- YOUR TASK -
Return only those lines of the records below in which "csrc" appears.

- THE DATA -
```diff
@@ -754,15 +741,76 @@
       t.o_col_src = o_col_src[l];
       cp.lv.push_back(t);
       const int64_t n = static_cast<int64_t>(t.n_row) * t.n_col;
-      max_cls = std::max(max_cls, n);
-      h->st.prefix_class_steps += n * (steps[l] - (l ? steps[l - 1] : 0));
-      if (l + 1 == n_lv) h->st.prefix_last_classes += n;
+      pt.max_cls = std::max(pt.max_cls, n);
+      pt.class_steps += n * (steps[l] - (l ? steps[l - 1] : 0));
+      if (l + 1 == n_lv) pt.last_classes += n;
     }
     cp.o_row_cls = append(rows[n_lv - 1].local);
-    h->st.prefix_chunks.push_back(cp);
-  }
-  h->st.cls_ints.swap(ints);
-  h->st.cls_max = max_cls;
+    int64_t code_off = 0, blk = 0;
+    std::vector<int32_t> rec(n_lv * SFW_FP_LV_INTS, 0);
+    for (size_t l = 0; l < n_lv; ++l) {
+      level_tables &t = cp.lv[l];
+      t.o_row_map = l + 1 < n_lv ? append(rows[l].local) : cp.o_row_cls;
+      t.o_col_map = o_col_map[l];
+      const int s0 = l ? steps[l - 1] : 0, s1 = l + 1 < n_lv ? steps[l] : steps[l] + 1;
+      int32_t *const r = rec.data() + l * SFW_FP_LV_INTS;
+      r[SFW_FP_S0] = s0;
+      r[SFW_FP_S1] = s1;
+      r[SFW_FP_N_ROW] = t.n_row;
+      r[SFW_FP_N_COL] = t.n_col;
+      r[SFW_FP_ROW_REP] = static_cast<int32_t>(t.o_row_rep);
+      r[SFW_FP_COL_REP] = static_cast<int32_t>(t.o_col_rep);
+      r[SFW_FP_ROW_MAP] = static_cast<int32_t>(t.o_row_map);
+      r[SFW_FP_COL_MAP] = static_cast<int32_t>(t.o_col_map);
+      r[SFW_FP_CODE_LO] = static_cast<int32_t>(static_cast<uint32_t>(code_off & 0xffffffff));
+      r[SFW_FP_CODE_HI] = static_cast<int32_t>(code_off >> 32);
+      r[SFW_FP_BLK0] = static_cast<int32_t>(blk);
+      const int64_t poses = static_cast<int64_t>(t.n_row) * t.n_col * (s1 - s0);
+      code_off += poses;
+      blk += (poses + SFW_FP_BLOCK - 1) / SFW_FP_BLOCK;
+    }
+    cp.o_fp_lv = append(rec);
+    cp.fp_blocks = static_cast<int32_t>(blk);
+    pt.chunks.push_back(cp);
+  }
+}
+
+int plan_prefix(sfw_handle h, int64_t chunk, int S) {
+  h->st.prefix_steps.clear();
+  h->st.prefix_chunks.clear();
+  h->st.cls_ints.clear();
+  h->st.cls_max = 0;
+  h->st.prefix_class_steps = h->st.prefix_last_classes = 0;
+  const int64_t T = static_cast<int64_t>(h->st.nv) * h->st.nw;
+  const bool forced = !h->cfg.prefix_env.empty();
+  if (h->st.list) return SFW_OK;
+  if ((forced && h->cfg.prefix_env[0] == 0) || h->st.A < 2 || S < 2 || h->st.vy_samp != 0.0) return SFW_OK;
+  if (!forced && T < 4096) return SFW_OK;
+  const int64_t rows_per_chunk = chunk / h->st.nw;
+  if (rows_per_chunk < 1) return SFW_OK;
+  prefix_classes pc;
+  classes_of_grid(pc, h->st.lin, h->st.ang, h->st.rs.vx, h->st.rs.vtheta, h->st.ga.acc_x, h->st.ga.acc_theta, h->live.params.sim_time / S, S,
+                  static_cast<const axis_classes *>(h->shared_cols));
+  const std::vector<int32_t> &nr = pc.rows.n, &nc = pc.cols->n;
+  auto count_at = [](const std::vector<int32_t> &n, int p) { return n[std::min<size_t>(static_cast<size_t>(p), n.size()) - 1]; };
+  std::vector<int> steps;
+  if (forced) {
+    for (int p : h->cfg.prefix_env)
+      if (p >= 1 && p <= pc.max_p) steps.push_back(p);
+  } else {
+    steps = choose_levels(pc, T, S, static_cast<double>(sfw_samples_per_wave(h->st.A, std::min<int64_t>(T, rows_per_chunk * h->st.nw), h->live.k2_form, h->cfg.n_cu)), h->cfg.n_cu);
+  }
+  if (steps.empty()) return SFW_OK;
+  const size_t n_lv = steps.size();
+  prefix_tables pt;
+  pt.ints.swap(h->st.cls_ints);
+  build_prefix_tables(pc, steps, h->st.nv, h->st.nw, rows_per_chunk, pt);
+  h->st.prefix_chunks.swap(pt.chunks);
+  h->st.prefix_o_col_cls = pt.o_col_cls;
+  h->st.prefix_class_steps = pt.class_steps;
+  h->st.prefix_last_classes = pt.last_classes;
+  h->st.cls_ints.swap(pt.ints);
+  h->st.cls_max = pt.max_cls;
   h->st.cls_two = n_lv > 1;
   if (std::getenv("SFW_DEBUG_PLAN")) {
     std::fprintf(stderr, "[sfw] shared prefix, %d x %d samples, S=%d, %zu chunk(s):", h->st.nv, h->st.nw, S, h->st.prefix_chunks.size());
@@ -1433,8 +1481,14 @@
       {
         sfw_launch Lc = L;
         Lc.phase = SFW_PHASE_WHOLE;
+        sfw_fp_plan fp;
+        fp.lv = tab + cp.o_fp_lv;
+        fp.tab = tab;
+        fp.n_lv = static_cast<int32_t>(n_lv);
+        fp.shared_end = h->st.prefix_steps.back() + 1;
+        fp.shared_blocks = cp.fp_blocks;
         SFW_HIP(h, hipStreamWaitEvent(h->side, h->ev_poses, 0));
-        SFW_HIP(h, sfw_launch_rollout_costmap(Lc, h->side));
+        SFW_HIP(h, sfw_launch_rollout_costmap_shared(Lc, fp, h->side));
         SFW_HIP(h, hipEventRecord(h->ev_side, h->side));
       }
       SFW_HIP(h, hipStreamWaitEvent(h->stream, h->ev_side, 0));
@@ -2312,6 +2366,31 @@
   return SFW_OK;
 }
 
+int sfw_plan_footprint_tables(const double *linvels, int32_t nv, const double *angvels, int32_t nw, double vx0, double vtheta0,
+                              double acc_x, double acc_theta, double sim_time, int32_t num_steps, const int32_t *level_ends,
+                              int32_t n_levels, int32_t rows_per_chunk, int32_t *tab, int64_t tab_cap, int64_t *tab_len,
+                              int64_t *chunk_records, int32_t chunk_cap, int32_t *n_chunks) {
+  if (!linvels || !angvels || nv <= 0 || nw <= 0 || num_steps < 2 || !level_ends || n_levels < 1 || rows_per_chunk < 1 || !tab_len ||
+      !n_chunks || tab_cap < 0 || chunk_cap < 0 || (tab_cap > 0 && !tab) || (chunk_cap > 0 && !chunk_records))
+    return SFW_ERR_INVALID_ARG;
+  if (!all_finite(linvels, static_cast<size_t>(nv)) || !all_finite(angvels, static_cast<size_t>(nw))) return SFW_ERR_INVALID_ARG;
+  std::vector<int> steps(level_ends, level_ends + n_levels);
+  for (int32_t l = 0; l < n_levels; ++l)
+    if (steps[static_cast<size_t>(l)] < 1 || steps[static_cast<size_t>(l)] > prefix_max_p(num_steps) ||
+        (l && steps[static_cast<size_t>(l)] <= steps[static_cast<size_t>(l - 1)]))
+      return SFW_ERR_INVALID_ARG;
+  const std::vector<double> lin(linvels, linvels + nv), ang(angvels, angvels + nw);
+  prefix_classes pc;
+  classes_of_grid(pc, lin, ang, vx0, vtheta0, acc_x, acc_theta, sim_time / num_steps, num_steps);
+  prefix_tables pt;
+  build_prefix_tables(pc, steps, nv, nw, rows_per_chunk, pt);
+  *tab_len = static_cast<int64_t>(pt.ints.size());
+  *n_chunks = static_cast<int32_t>(pt.chunks.size());
+  if (tab_cap >= *tab_len) std::memcpy(tab, pt.ints.data(), sizeof(int32_t) * pt.ints.size());
+  for (size_t c = 0; c < pt.chunks.size() && c < static_cast<size_t>(chunk_cap); ++c) chunk_records[c] = static_cast<int64_t>(pt.chunks[c].o_fp_lv);
+  return SFW_OK;
+}
+
 int sfw_plan_row_blocks(const double *linvels, int32_t nv, const double *angvels, int32_t nw, double vx0, double vtheta0,
                         double acc_x, double acc_theta, double sim_time, int32_t num_steps, int32_t n_agents, int32_t R,
                         int32_t *row0) {
diff --git a/social_force_window_planner_amd/csrc/sfw_device.h b/social_force_window_planner_amd/csrc/sfw_device.h
--- a/social_force_window_planner_amd/csrc/sfw_device.h
+++ b/social_force_window_planner_amd/csrc/sfw_device.h
@@ -169,11 +169,35 @@
   int32_t *has_goal;
 };
 
+enum {
+  SFW_FP_S0 = 0,
+  SFW_FP_S1,
+  SFW_FP_N_ROW,
+  SFW_FP_N_COL,
+  SFW_FP_ROW_REP,
+  SFW_FP_COL_REP,
+  SFW_FP_ROW_MAP,
+  SFW_FP_COL_MAP,
+  SFW_FP_CODE_LO,
+  SFW_FP_CODE_HI,
+  SFW_FP_BLK0,
+  SFW_FP_LV_INTS = 12
+};
+constexpr int SFW_FP_BLOCK = 256;
+struct sfw_fp_plan {
+  const int32_t *lv;
+  const int32_t *tab;
+  int32_t n_lv;
+  int32_t shared_end;
+  int32_t shared_blocks;
+};
+
 void sfw_derive(sfw_launch &L);
 
 hipError_t sfw_launch_rollout(const sfw_launch &L, hipStream_t stream);
 hipError_t sfw_launch_rollout_poses(const sfw_launch &L, hipStream_t stream);
 hipError_t sfw_launch_rollout_costmap(const sfw_launch &L, hipStream_t stream);
+hipError_t sfw_launch_rollout_costmap_shared(const sfw_launch &L, const sfw_fp_plan &fp, hipStream_t stream);
 struct sfw_split_streams {
   hipStream_t side;
   hipEvent_t fork, join;
diff --git a/social_force_window_planner_amd/csrc/sfw_kernels.hip b/social_force_window_planner_amd/csrc/sfw_kernels.hip
--- a/social_force_window_planner_amd/csrc/sfw_kernels.hip
+++ b/social_force_window_planner_amd/csrc/sfw_kernels.hip
@@ -397,6 +397,84 @@
   }
   scan_finish(L, t, local, cm, n_ok);
 }
+
+#ifndef SFW_STRICT_BUILD
+__global__ void __launch_bounds__(SFW_FP_BLOCK) sfw_footprint_shared_kernel(const sfw_launch L, const sfw_fp_plan fp) {
+  const int64_t n = L.chunk_count;
+  const int blk = static_cast<int>(blockIdx.x);
+  if (blk >= fp.shared_blocks) {
+    const int64_t idx = static_cast<int64_t>(blk - fp.shared_blocks) * SFW_FP_BLOCK + threadIdx.x;
+    if (idx >= n * (L.S - fp.shared_end)) return;
+    const int64_t q = idx / n, local = idx - q * n, step = fp.shared_end + q;
+    if (L.status[L.chunk_begin + local] == SFW_ST_SKIPPED) return;
+    const sfw_unit pos = L.ptab[(step - 1) * L.row_units + local];
+    const sfw_unit cs = L.cs_tab[step * L.nw + (L.chunk_begin + local) % L.nw];
+    const double fc = footprint_cost(L, pos.a, pos.b, cs.a, cs.b);
+    L.fcode[step * L.rstep_stride + local] = static_cast<int16_t>(fc);
+    return;
+  }
+  int l = 0;
+  while (l + 1 < fp.n_lv && blk >= fp.lv[(l + 1) * SFW_FP_LV_INTS + SFW_FP_BLK0]) ++l;
+  const int32_t *const lv = fp.lv + l * SFW_FP_LV_INTS;
+  const int s0 = lv[SFW_FP_S0], n_col = lv[SFW_FP_N_COL];
+  const int64_t n_cls = static_cast<int64_t>(lv[SFW_FP_N_ROW]) * n_col;
+  const int64_t j = static_cast<int64_t>(blk - lv[SFW_FP_BLK0]) * SFW_FP_BLOCK + threadIdx.x;
+  if (j >= n_cls * (lv[SFW_FP_S1] - s0)) return;
+  const int64_t q = j / n_cls, cls = j - q * n_cls, step = s0 + q;
+  const int r = static_cast<int>(cls / n_col), c = static_cast<int>(cls - static_cast<int64_t>(r) * n_col);
+  const int col = fp.tab[lv[SFW_FP_COL_REP] + c];
+  const int64_t local = static_cast<int64_t>(fp.tab[lv[SFW_FP_ROW_REP] + r]) * L.nw + col;
+  const sfw_unit pos = step == 0 ? sfw_unit{L.rs.x, L.rs.y} : L.ptab[(step - 1) * L.row_units + local];
+  const sfw_unit cs = L.cs_tab[step * L.nw + col];
+  const double fc = footprint_cost(L, pos.a, pos.b, cs.a, cs.b);
+  const int64_t code_off = static_cast<int64_t>(static_cast<uint32_t>(lv[SFW_FP_CODE_LO])) | (static_cast<int64_t>(lv[SFW_FP_CODE_HI]) << 32);
+  L.fcode[code_off + j] = static_cast<int16_t>(fc);
+}
+
+__global__ void __launch_bounds__(256) sfw_costmap_scan_shared_kernel(const sfw_launch L, const sfw_fp_plan fp) {
+  const int64_t local = static_cast<int64_t>(blockIdx.x) * blockDim.x + threadIdx.x;
+  if (local >= L.chunk_count) return;
+  const int64_t t = L.chunk_begin + local;
+  if (L.status[t] == SFW_ST_SKIPPED) {
+    if (L.n_points) L.n_points[local] = 0;
+    return;
+  }
+  const int S = L.S;
+  const int row = static_cast<int>(local / L.nw), col = static_cast<int>(local - static_cast<int64_t>(row) * L.nw);
+  double cm = 0.0;
+  int n_ok = 0;
+  bool stopped = false;
+  int l = -1, lv_s0 = 0, lv_s1 = 0;
+  int64_t lv_cls = 0, lv_code = 0;
+  for (int base = 0; base < S && !stopped; base += 8) {
+    int16_t v[8];
+#pragma unroll
+    for (int j = 0; j < 8; ++j) {
+      const int step = base + j;
+      if (step >= S) {
+        v[j] = int16_t(-1);
+      } else if (step < fp.shared_end) {
+        while (step >= lv_s1 && l + 1 < fp.n_lv) {
+          const int32_t *const lv = fp.lv + ++l * SFW_FP_LV_INTS;
+          lv_s0 = lv[SFW_FP_S0];
+          lv_s1 = lv[SFW_FP_S1];
+          const int n_col = lv[SFW_FP_N_COL];
+          lv_cls = static_cast<int64_t>(lv[SFW_FP_N_ROW]) * n_col;
+          const int64_t code_off = static_cast<int64_t>(static_cast<uint32_t>(lv[SFW_FP_CODE_LO])) | (static_cast<int64_t>(lv[SFW_FP_CODE_HI]) << 32);
+          lv_code = code_off + static_cast<int64_t>(fp.tab[lv[SFW_FP_ROW_MAP] + row]) * n_col + fp.tab[lv[SFW_FP_COL_MAP] + col];
+        }
+        v[j] = L.fcode[lv_code + (step - lv_s0) * lv_cls];
+      } else {
+        v[j] = L.fcode[static_cast<int64_t>(step) * L.rstep_stride + local];
+      }
+    }
+#pragma unroll
+    for (int j = 0; j < 8; ++j)
+      if (!stopped && base + j < S) stopped = !scan_code(static_cast<double>(v[j]), cm, n_ok);
+  }
+  scan_finish(L, t, local, cm, n_ok);
+}
+#endif
 
 constexpr int FOOT_OFFMAP = 300;
 __device__ __forceinline__ int footprint_edge(const sfw_launch &L, double x, double y, double c, double s, int e) {
@@ -2877,6 +2955,24 @@
   return hipGetLastError();
 }
 
+#ifndef SFW_STRICT_BUILD
+hipError_t sfw_launch_rollout_costmap_shared(const sfw_launch &L, const sfw_fp_plan &fp, hipStream_t stream) {
+  if (L.chunk_count <= 0 || sfw_rollout_is_fused(L)) return hipSuccess;
+  if (L.list || fp.n_lv < 1 || fp.shared_end < 1 || fp.shared_end > L.S) return hipErrorInvalidValue;
+  {
+    const int64_t own = L.chunk_count * (L.S - fp.shared_end);
+    const unsigned grid = static_cast<unsigned>(fp.shared_blocks + (own + SFW_FP_BLOCK - 1) / SFW_FP_BLOCK);
+    hipLaunchKernelGGL(sfw_footprint_shared_kernel, dim3(grid), dim3(SFW_FP_BLOCK), 0, stream, L, fp);
+  }
+  {
+    const int block = 256;
+    const unsigned grid = static_cast<unsigned>((L.chunk_count + block - 1) / block);
+    hipLaunchKernelGGL(sfw_costmap_scan_shared_kernel, dim3(grid), dim3(block), 0, stream, L, fp);
+  }
+  return hipGetLastError();
+}
+#endif
+
 hipError_t sfw_launch_rollout(const sfw_launch &L, hipStream_t stream) {
   hipError_t e = sfw_launch_rollout_poses(L, stream);
   return e != hipSuccess ? e : sfw_launch_rollout_costmap(L, stream);
```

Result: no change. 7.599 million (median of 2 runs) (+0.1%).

- ANSWER TO THIS PROBLEM -
diff --git a/social_force_window_planner_amd/csrc/sfw_device.h b/social_force_window_planner_amd/csrc/sfw_device.h
--- a/social_force_window_planner_amd/csrc/sfw_device.h
+++ b/social_force_window_planner_amd/csrc/sfw_device.h
diff --git a/social_force_window_planner_amd/csrc/sfw_kernels.hip b/social_force_window_planner_amd/csrc/sfw_kernels.hip
--- a/social_force_window_planner_amd/csrc/sfw_kernels.hip
+++ b/social_force_window_planner_amd/csrc/sfw_kernels.hip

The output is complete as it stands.